The function C expects the worm on the stack and replaces it by the result.

Examples:

> [1 1]
19

> 
51

> [1 1 0]
51

• Fantastic! Surely you can modify this a bit to also give a definite winner for the "Largest Number Printable" question. – r.e.s. Jan 19 '14 at 19:25
• I didn't see you post anything over there, so I went ahead and posted a modification of this code as what I believe to be the winning answer there so far -- assuming that the * and ^ are not being used as the arithmetic operators of multiply and exponentiate. Certainly, if you want to submit your own (doubtlessly superior) answer there, I will happily remove mine. – r.e.s. Jan 19 '14 at 21:21

### Ruby — 131 characters

I know this can't compete with the GolfScript solutions above and I'm fairly sure that this can be reduced a score or more characters, but honestly I'm happy to have been able to solve the problem ungolfed. Great puzzle!
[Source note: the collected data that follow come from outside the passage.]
#ifndef UPH_THOMAS_KPL
// ... 70 lines not shown
            const int jlo = pbase < 0 ? -pbase : 0;
            int jhi = cnt - pbase < K1 ? cnt - pbase : K1;
            if (pi >= P) jhi = 0;
            const double* rb = rec + dd * CHP + pbase;
            d4_t acc0 = {0.0, 0.0, 0.0, 0.0}, acc1 = {0.0, 0.0, 0.0, 0.0};
#pragma unroll
            for (int st = 0; st < (NQ + 3) / 4; st++) {
                const int q = 4 * st + kk;
                const int f = (q >= K1 ? 1 : 0) + (q >= 2 * K1 ? 1 : 0) + (q >= 3 * K1 ? 1 : 0);
                const int j = q - K1 * f;
                const double wv = wtab[6 * j + c - f];
                const double rv = rb[2 * f * CHP + j];
                const double cf = f == 0 ? 1.0 : (f == 1 ? c1 : c2);
                const double a = (c < 6 && c >= f && q < NQ) ? cf * wv : 0.0;
                const double b = (j >= jlo && j < jhi && q < NQ) ? rv : 0.0;
                if (st & 1) acc1 = __builtin_amdgcn_mfma_f64_16x16x4f64(a, b, acc1, 0, 0, 0);
                else acc0 = __builtin_amdgcn_mfma_f64_16x16x4f64(a, b, acc0, 0, 0, 0);
            }
            if (pi < P) {
                double* gp = Gxy + 12 * (i0 + pi) + dd;
                gp[2 * kk] += acc0[0] + acc1[0];
                if (kk < 2) gp[2 * (4 + kk)] += acc0[1] + acc1[1];
            }
        }
    }
    __device__ __forceinline__ void sync() { bar(0); }
    __device__ __forceinline__ int size() const { return NT; }
#ifndef UPH_CYC
#define UPH_CYC 0
#endif
#if UPH_CYC
    __device__ __forceinline__ long long clock() { return (long long)__builtin_readcyclecounter(); }
    __device__ __forceinline__ long long realtime() { return (long long)__builtin_amdgcn_s_memrealtime(); }
#else
    __device__ __forceinline__ long long clock() { return 0; }
    __device__ __forceinline__ long long realtime() { return 0; }
#endif
    template <class F>
    __device__ __forceinline__ void one(F f) { if (tid == 0) f(); }

    template <int M, class F>
    __device__ __forceinline__ void sum(int n, double* out, F f) {
        double acc[M];
#pragma unroll
        for (int m = 0; m < M; m++) acc[m] = 0.0;
        for (int i = ftid(); i < n; i += NT) f(i, acc);
#pragma unroll
        for (int m = 0; m < M; m++) acc[m] = waveSum(acc[m]);
        double* r = red + par * (NW * MAXM);
        par ^= 1;
        if (lane == 0) {
#pragma unroll
            for (int m = 0; m < M; m++) r[wave * MAXM + m] = acc[m];
        }
        bar(0);
#pragma unroll
        for (int m = 0; m < M; m++) {
            double t = r[m];
#pragma unroll
            for (int w = 1; w < NW; w++) t += r[w * MAXM + m];
            out[m] = uni(t);
        }
    }
    double pacc[MAXM];
    template <int M>
    __device__ __forceinline__ void accBegin() {
#pragma unroll
        for (int m = 0; m < M; m++) pacc[m] = 0.0;
    }
    template <int M, class F>
    __device__ __forceinline__ void accChunk(int n, F f) {
        for (int i = ftid(); i < n; i += NT) f(i, pacc);
        bar(0);
    }
    template <int M, class H, class C, class P>
    __device__ __forceinline__ void accChunkSplit(int n, bool first, C compute, P commit) {
        const int i = ftid();
        H h;
        if (i < n) compute(i, pacc, h);
        if (!first) bar(3);
        if (i < n) commit(i, h);
        bar(0);
    }
    template <int M>
    __device__ __forceinline__ void accEnd(double* out) {
        double acc[M];
#pragma unroll
        for (int m = 0; m < M; m++) acc[m] = waveSum(pacc[m]);
        double* r = red + par * (NW * MAXM);
        par ^= 1;
        if (lane == 0) {
#pragma unroll
            for (int m = 0; m < M; m++) r[wave * MAXM + m] = acc[m];
        }
        bar(0);
#pragma unroll
        for (int m = 0; m < M; m++) {
            double t = r[m];
#pragma unroll
            for (int w = 1; w < NW; w++) t += r[w * MAXM + m];
            out[m] = uni(t);
        }
    }
    template <int MS, int MM, class F>
    __device__ __forceinline__ void sumMax(int n, double* outS, double* outM, F f) {
        static_assert(MS + MM <= MAXM, "reduction scratch too small");
        double acc[MS], mx[MM];
#pragma unroll
        for (int m = 0; m < MS; m++) acc[m] = 0.0;
#pragma unroll
        for (int m = 0; m < MM; m++) mx[m] = 0.0;
        for (int i = ftid(); i < n; i += NT) f(i, acc, mx);
#pragma unroll
        for (int m = 0; m < MS; m++) acc[m] = waveSum(acc[m]);
#pragma unroll
        for (int m = 0; m < MM; m++) mx[m] = waveMax(mx[m]);
        double* r = red + par * (NW * MAXM);
        par ^= 1;
        if (lane == 0) {
#pragma unroll
            for (int m = 0; m < MS; m++) r[wave * MAXM + m] = acc[m];
#pragma unroll
            for (int m = 0; m < MM; m++) r[wave * MAXM + MS + m] = mx[m];
        }
        bar(0);
#pragma unroll
        for (int m = 0; m < MS; m++) {
            double t = r[m];
#pragma unroll
            for (int w = 1; w < NW; w++) t += r[w * MAXM + m];
            outS[m] = uni(t);
        }
#pragma unroll
        for (int m = 0; m < MM; m++) {
            double t = r[MS + m];
#pragma unroll
            for (int w = 1; w < NW; w++) t = r[w * MAXM + MS + m] > t ? r[w * MAXM + MS + m] : t;
            outM[m] = uni(t);
        }
    }
    __device__ __forceinline__ double bcast(double v) const { return uni(v); }
    static __device__ __forceinline__ double divByStored(double x, double ys, double r) {
        const double q0 = x * r;
        return fma(fma(-q0, ys, x), r, q0);
    }
    template <int NQ, int PF>
    __device__ __forceinline__ void twoLoopT(double* d, const double* g, double* dg_out, double* al_lds, int n_, const double* hist_, int m_, int end_, int bound_, double scale_) {
        typedef double dbl2_t __attribute__((ext_vector_type(2)));
        typedef const __attribute__((address_space(1))) char* gbytes;
        constexpr int NP2 = NQ / 2;
        constexpr bool ODD = (NQ & 1) != 0;
        constexpr int NPAD = 64 * NQ, ROWB = (2 + 2 * NPAD) * 8;
        const gbytes hist = (gbytes)uniG(hist_);
        const int lane = flane();
        const int n = uni(n_), m = uni(m_), end = uni(end_), bound = uni(bound_);
        const double scale = uni(scale_);
        const unsigned l16 = 16u * (unsigned)lane, l8 = 8u * (unsigned)lane;
        auto eidx = [&](int q) { return q < 2 * NP2 ? 128 * (q >> 1) + 2 * lane + (q & 1) : 64 * (NQ - 1) + lane; };
        double dr[NQ], sr[PF][NQ], yr[PF][NQ], ysr[PF], rysr[PF];
#pragma unroll
        for (int q = 0; q < NQ; q++) { const int e = eidx(q); dr[q] = e < n ? d[e] : 0.0; }
        auto fetch = [&](int slot, int j) {
            const gbytes row = hist + (size_t)((unsigned)j * (unsigned)ROWB);
            const dbl2_t yr2 = *(const __attribute__((address_space(1))) dbl2_t*)row;
            ysr[slot] = yr2.x; rysr[slot] = yr2.y;
#pragma unroll
// ... 177 lines not shown
            const double p0 = shl1(z0), p1 = shl1(z1);
            z0 = fma(F[0][1], p1, fma(F[0][0], p0, c[0][0]));
            z1 = fma(F[0][3], p1, fma(F[0][2], p0, c[0][1]));
        }
        {
            const double p0 = shl1(z0), p1 = shl1(z1);
#pragma unroll
            for (int k = 0; k < KPL; k++) {
                if (j0 + k <= len) {
                    pk[k * ks] = fma(F[k][1], p1, fma(F[k][0], p0, c[k][0]));
                    pk[k * ks + cs] = fma(F[k][3], p1, fma(F[k][2], p0, c[k][1]));
                }
            }
        }
    }
    template <bool ADJ>
    __device__ __forceinline__ void thomasT(const double* tab, double* bw, int lenW, double* bx, int lenX) {
        UPH_MARK("thomas");
        __builtin_amdgcn_s_setprio(3);
        const bool packed = uni(lenW) <= 32 * UPH_THOMAS_KPL - 1 && uni(lenX) <= 16 * UPH_THOMAS_KPL - 1;
        if (packed) {
            if (wave == 0) thomasWave<2, ADJ, UPH_THOMAS_KPL>(tab, bw, lenW, bx, lenX);
        } else if (NW >= 2) {
            if (wave == 0) thomasWave<0, ADJ, UPH_THOMAS_KPL>(tab, bw, lenW, bx, lenX);
            else if (wave == 1) thomasWave<1, ADJ, UPH_THOMAS_KPL>(tab, bw, lenW, bx, lenX);
        } else {
            thomasWave<0, ADJ, UPH_THOMAS_KPL>(tab, bw, lenW, bx, lenX);
            thomasWave<1, ADJ, UPH_THOMAS_KPL>(tab, bw, lenW, bx, lenX);
        }
        __builtin_amdgcn_s_setprio(0);
        bar(2);
    }
    template <class F>
    __device__ __forceinline__ void aside(int lenW, int lenX, int n, F f) {
        const bool packed = uni(lenW) <= 32 * UPH_THOMAS_KPL - 1 && uni(lenX) <= 16 * UPH_THOMAS_KPL - 1;
        const int aw = NW >= 2 && packed ? 1 : (NW >= 3 ? 2 : 0);
        if (wave == aw) {
            const int l = flane();
            if (l < n) f(l);
        }
    }
    __device__ __forceinline__ void thomas(const double* tab, bool adj, double* bw, int lenW, double* bx, int lenX) {
        if (adj) thomasT<true>(tab, bw, lenW, bx, lenX);
        else thomasT<false>(tab, bw, lenW, bx, lenX);
    }
    __device__ __forceinline__ void twoLoop(double* d, const double* g, int n, const double* __restrict__ hist, double* dg_out, double* al_lds, int m, int end, int bound, double scale) {
        if (wave == 0) {
            __builtin_amdgcn_s_setprio(3);
            constexpr int PF = UPH_TWOLOOP_PF;
            const int nq = uni((n + 63) >> 6);
            if (nq == 1) twoLoopT<1, PF>(d, g, dg_out, al_lds, n, hist, m, end, bound, scale);
            else if (nq == 2) twoLoopT<2, PF>(d, g, dg_out, al_lds, n, hist, m, end, bound, scale);
            else if (nq == 3) twoLoopT<3, PF>(d, g, dg_out, al_lds, n, hist, m, end, bound, scale);
            else if (nq == 4) twoLoopT<4, PF>(d, g, dg_out, al_lds, n, hist, m, end, bound, scale);
            else if (nq == 5) twoLoopT<5, 2>(d, g, dg_out, al_lds, n, hist, m, end, bound, scale);
            else if (nq == 6) twoLoopT<6, 2>(d, g, dg_out, al_lds, n, hist, m, end, bound, scale);
            else if (nq == 7) twoLoopT<7, 2>(d, g, dg_out, al_lds, n, hist, m, end, bound, scale);
            else twoLoopT<8, 2>(d, g, dg_out, al_lds, n, hist, m, end, bound, scale);
            __builtin_amdgcn_s_setprio(0);
        }
        bar(1);
    }
    template <class F>
    __device__ __forceinline__ double maxv(int n, F f) {
        double a = 0.0;
        for (int i = ftid(); i < n; i += NT) { const double v = f(i); a = v > a ? v : a; }
        a = waveMax(a);
        double* r = red + par * (NW * MAXM);
        par ^= 1;
        if (lane == 0) r[wave * MAXM] = a;
        bar(0);
        double t = r[0];
#pragma unroll
        for (int w = 1; w < NW; w++) t = r[w * MAXM] > t ? r[w * MAXM] : t;
        return uni(t);
    }
};

template <int NT, class F>
__device__ __forceinline__ void asideKnotSolve(DevWG<NT>& wg, int lenW, int lenX, int n, F f) { wg.aside(lenW, lenX, n, f); }

template <int M, class H, int NT, class C, class P>
__device__ __forceinline__ void sampleChunk(DevWG<NT>& wg, int n, bool first, C compute, P commit) { wg.template accChunkSplit<M, H>(n, first, compute, commit); }
template <int NT, class F>
__device__ __forceinline__ void pforOpen(DevWG<NT>& wg, int n, F f) { wg.pforOpen(n, f); }

template <int NT, int WPS, int MODE, bool F32S = false>
__global__ __launch_bounds__(NT, WPS) void uph_solver_kernel(GridDev grid, OptParams P, BatchDev bd, int repeat) {
    extern __shared__ double lds[];
    const int w = blockIdx.x;
    if (w >= bd.B) return;
    const int b = bd.order ? bd.order[w] : w;
    DevWG<NT> wg(lds);
    typedef typename std::conditional<F32S, f32r, double>::type SR;
    Solver<DevWG<NT>, SR> sol(wg, grid, P, bd, b, lds + DevWG<NT>::SCRATCH);
    TrajState& st = bd.state[b];
    if (MODE == 0) sol.evalOnly(st, repeat);
    else if (MODE == 1) sol.prepare(st);
    else if (MODE == 2) sol.optimize(st, repeat);
    else if (MODE == 7) sol.resumeHook(st, repeat >> 1, repeat & 1);
    else if (MODE == 8) { if (repeat & 1) sol.template penaltyOnly<true>(st, repeat >> 1); else sol.template penaltyOnly<false>(st, repeat >> 1); }
    else if (MODE == 3) sol.report(st);
    else if (MODE == 5) sol.microbench(st, repeat);
    else sol.scalingOnly(st);
}

__global__ void uph_fill_kernel(double* __restrict__ p, size_t n, double v) {
    for (size_t i = (size_t)blockIdx.x * blockDim.x + threadIdx.x; i < n; i += (size_t)gridDim.x * blockDim.x) p[i] = v;
}

__global__ void uph_terrain_kernel(GridDev grid, const double* __restrict__ pos, int n, double* __restrict__ values, double* __restrict__ grads) {
    const int i = blockIdx.x * blockDim.x + threadIdx.x;
    if (i >= n) return;
    const double yaw = pos[3 * i + 2];
    double v[7], g[7][3];
    terrainAllWithGrad(grid, pos[3 * i], pos[3 * i + 1], yaw, cos(yaw), sin(yaw), v, g);
    for (int k = 0; k < 7; k++) {
        values[7 * i + k] = v[k];
        for (int q = 0; q < 3; q++) grads[21 * i + 3 * k + q] = g[k][q];
    }
}

constexpr int PLAN_SX = UPH_MAX_PIECE_XY - 1, PLAN_SY = UPH_MAX_PIECE_YAW - 1;
struct PlanHead {
    int32_t n_inner_xy, n_inner_yaw;
    int32_t short_path, pad;
    double p_init[2], p_end[2];
    double yaw_init, yaw_end;
    double total_time;
    double lo[2], hi[2];
    double turn, kink;
};
struct PlanPath {
    const double* p;
    __host__ __device__ double operator()(int64_t k, int j) const { return p[3 * k + j]; }
};
struct PlanSink {
    double *oxy, *oyw;
    int nxy, nyw;
    double nlo[2], nhi[2], prev, turn, kink;
    __device__ void xy(double x, double y) {
        if (nxy < PLAN_SX) { oxy[2 * nxy] = x; oxy[2 * nxy + 1] = y; }
        nxy++;
        nlo[0] = x < nlo[0] ? x : nlo[0]; nlo[1] = y < nlo[1] ? y : nlo[1];
        nhi[0] = nhi[0] < x ? x : nhi[0]; nhi[1] = nhi[1] < y ? y : nhi[1];
    }
    __device__ void yaw(double v) {
        if (nyw < PLAN_SY) oyw[nyw] = v;
        nyw++;
        const double d = fabs(v - prev);
        turn += d; kink = kink < d ? d : kink; prev = v;
    }
    __device__ void unwrapped(int64_t, double) {}
};
__global__ __launch_bounds__(64) void uph_plan_resample_kernel(uph_manager_params mp, const double* __restrict__ paths, int path_cap, const int* __restrict__ n_path,
                                                               const int* __restrict__ status, int nq, const int* __restrict__ goal_of, double* __restrict__ st_xy,
                                                               double* __restrict__ st_yaw, PlanHead* __restrict__ heads) {
#pragma clang fp contract(off)
    const int q = blockIdx.x * blockDim.x + threadIdx.x;
    if (q >= nq) return;
    const int m = n_path[q];
    if (status[q] != UPH_KINO_OK || m > path_cap) return;
    const int g = goal_of ? goal_of[q] : q;
    PlanHead h = PlanHead{};
    if (m < 2) { h.short_path = 1; heads[g] = h; return; }
    const double* p = paths + (size_t)q * path_cap * 3;
// ... 283 lines not shown
int uph_device_count(void) {
    int n = 0;
    if (hipGetDeviceCount(&n) != hipSuccess) return 0;
    return n;
}

int uph_ctx_create(uph_map* m, const uph_opt_params* p, uph_ctx** out) {
    if (!m || !p || !out) { setError("uph_ctx_create: null argument"); return UPH_ERR_INVALID; }
    if (p->mem_size < 1 || p->mem_size > UPH_MAX_MEM || p->past < 0 || p->past > UPH_MAX_PAST || p->int_K < 1 || p->int_K > 64) {
        setError("uph_ctx_create: mem_size/past/int_K outside compiled limits");
        return UPH_ERR_LIMIT;
    }
    HIPCHK(hipSetDevice(uphMapDevice(m)));
    uph_ctx* c = new uph_ctx();
    c->map = m;
    c->device = uphMapDevice(m);
    OptParams& P = c->P;
    P.rho_T = p->rho_T; P.rho_ter = p->rho_ter; P.max_vel = p->max_vel; P.max_acc_lon = p->max_acc_lon; P.max_acc_lat = p->max_acc_lat;
    P.max_kap = p->max_kap; P.min_cxi = p->min_cxi; P.max_sig = p->max_sig; P.use_scaling = p->use_scaling;
    P.beta = p->beta; P.gamma = p->gamma; P.epsilon_con = p->epsilon_con; P.max_iter = p->max_iter;
    P.g_epsilon = p->g_epsilon; P.min_step = p->min_step; P.delta = p->delta;
    P.inner_max_iter = (int)p->inner_max_iter; P.mem_size = p->mem_size; P.past = p->past; P.int_K = p->int_K;
    P.max_linesearch = 64; P.max_step = 1.0e20; P.f_dec_coeff = 1.0e-4; P.s_curv_coeff = 0.9; P.cautious_factor = 1.0e-6; P.machine_prec = 1.0e-16;
    P.no_trial_abandon = 0; P.pad_ = 0;
    finishParams(P);
    c->rho = p->rho;
    {
        std::vector<double> tab;
        buildThomasTable(tab);
        if (c->d_thomas.ensure(tab.size() * sizeof(double))) { delete c; return UPH_ERR_HIP; }
        if (hipMemcpy(c->d_thomas.p, tab.data(), tab.size() * sizeof(double), hipMemcpyHostToDevice) != hipSuccess) { setError("hipMemcpy(thomas table) failed"); c->d_thomas.release(); delete c; return UPH_ERR_HIP; }
    }
    HIPCHK(hipStreamCreateWithFlags(&c->stream, hipStreamNonBlocking));
    {
        int prio_lo = 0, prio_hi = 0;
        hipDeviceGetStreamPriorityRange(&prio_lo, &prio_hi);
        HIPCHK(hipStreamCreateWithPriority(&c->stream2, hipStreamNonBlocking, prio_hi));
    }
    HIPCHK(hipEventCreate(&c->ev2));
    HIPCHK(hipEventCreate(&c->evp0)); HIPCHK(hipEventCreate(&c->evp1));
    HIPCHK(hipEventCreate(&c->ev0));
    HIPCHK(hipEventCreate(&c->ev1));
    *out = c;
    return UPH_OK;
}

f=->w{t=0;w.reverse!;until w==[];t+=1;if w<1;w.shift;else;h=w.take_while{|x|x>=w};h-=1;w.shift h.size;w=h*t+h+w;end;end;t}


My pre-golfed solution from which the above is derived:

def life_time(worm)
step = 0
worm.reverse!
until worm.empty?
step += 1
if worm.first == 0
worm.shift
else
head = worm.take_while{ |x| x >= worm.first }
head -= 1
worm.shift(head.size)
worm = head * (step + 1) + worm
end
end
step
end

• Generic tip: many golf problems work on non-negative integers, in which case if foo==0 can be trimmed to if foo<1. That can save you one char here. – Peter Taylor Jan 20 '14 at 8:40
• Incidentally, I find it fascinating that this works without a second reverse. – Peter Taylor Jan 20 '14 at 8:41
• Ah, it doesn't. It just works on the test cases because they only have palindromic active segments. – Peter Taylor Jan 20 '14 at 11:54
• Thanks for the golf tip, @PeterTaylor. Also, good catch on the missing second reverse. I've added it in. I'll try to rewrite this another way without using reverse later. I'm pretty sure I can get the else clause down to one line and then swap the if..else..end for a ternary statement. I could also use a lambda to save a few characters, I think. – O-I Jan 20 '14 at 16:54

# Sclipting (43 characters)

글坼가⑴감套擘終長①加⒈丟倘⓶增⓶가采⓶擘❷小終⓷丟❶長貶❷가掊貶插①增復合감不가終終


This expects the input as a space-separated list. This outputs the correct answer for 1 1 and 2, but for 2 1 or 3 it takes too long so I gave up waiting for it to finish.

With commentary:

글坼 | split at spaces
가⑴ | iteration count = 0

감套 | while:
擘終長①加⒈丟 | remove zeros from end and add to iteration count
倘 | if the list is not empty:
⓶增⓶ | increment iteration count
가采⓶擘❷小終⓷丟 | separate out active segment
❶長貶❷가掊貶插 | compute reduced active segment
①增復合 | repeat reduced active segment and concat
감 | continue while loop
不 | else
가 | stop while loop
終 | end if


• A link to an interpreter would be handy... Also, 86 bytes, using UTF-16? – Peter Taylor Jan 20 '14 at 18:48
• @PeterTaylor: Thanks, added the link to the interpreter to the article. And yes, 43 BMP characters do translate to 86 bytes in UTF-16. – Timwi Jan 23 '14 at 11:59

# k (83)

worm:{-1+*({x,,(,/((x+:i)#,@[y@&w;(i:~~#y)#0;-1+]),y@&~w:&\~y<*y;1_y)@~*y}.)/(1;|,/x)}

this can probably be golfed further, as it just implements the recurrence fairly straightforwardly.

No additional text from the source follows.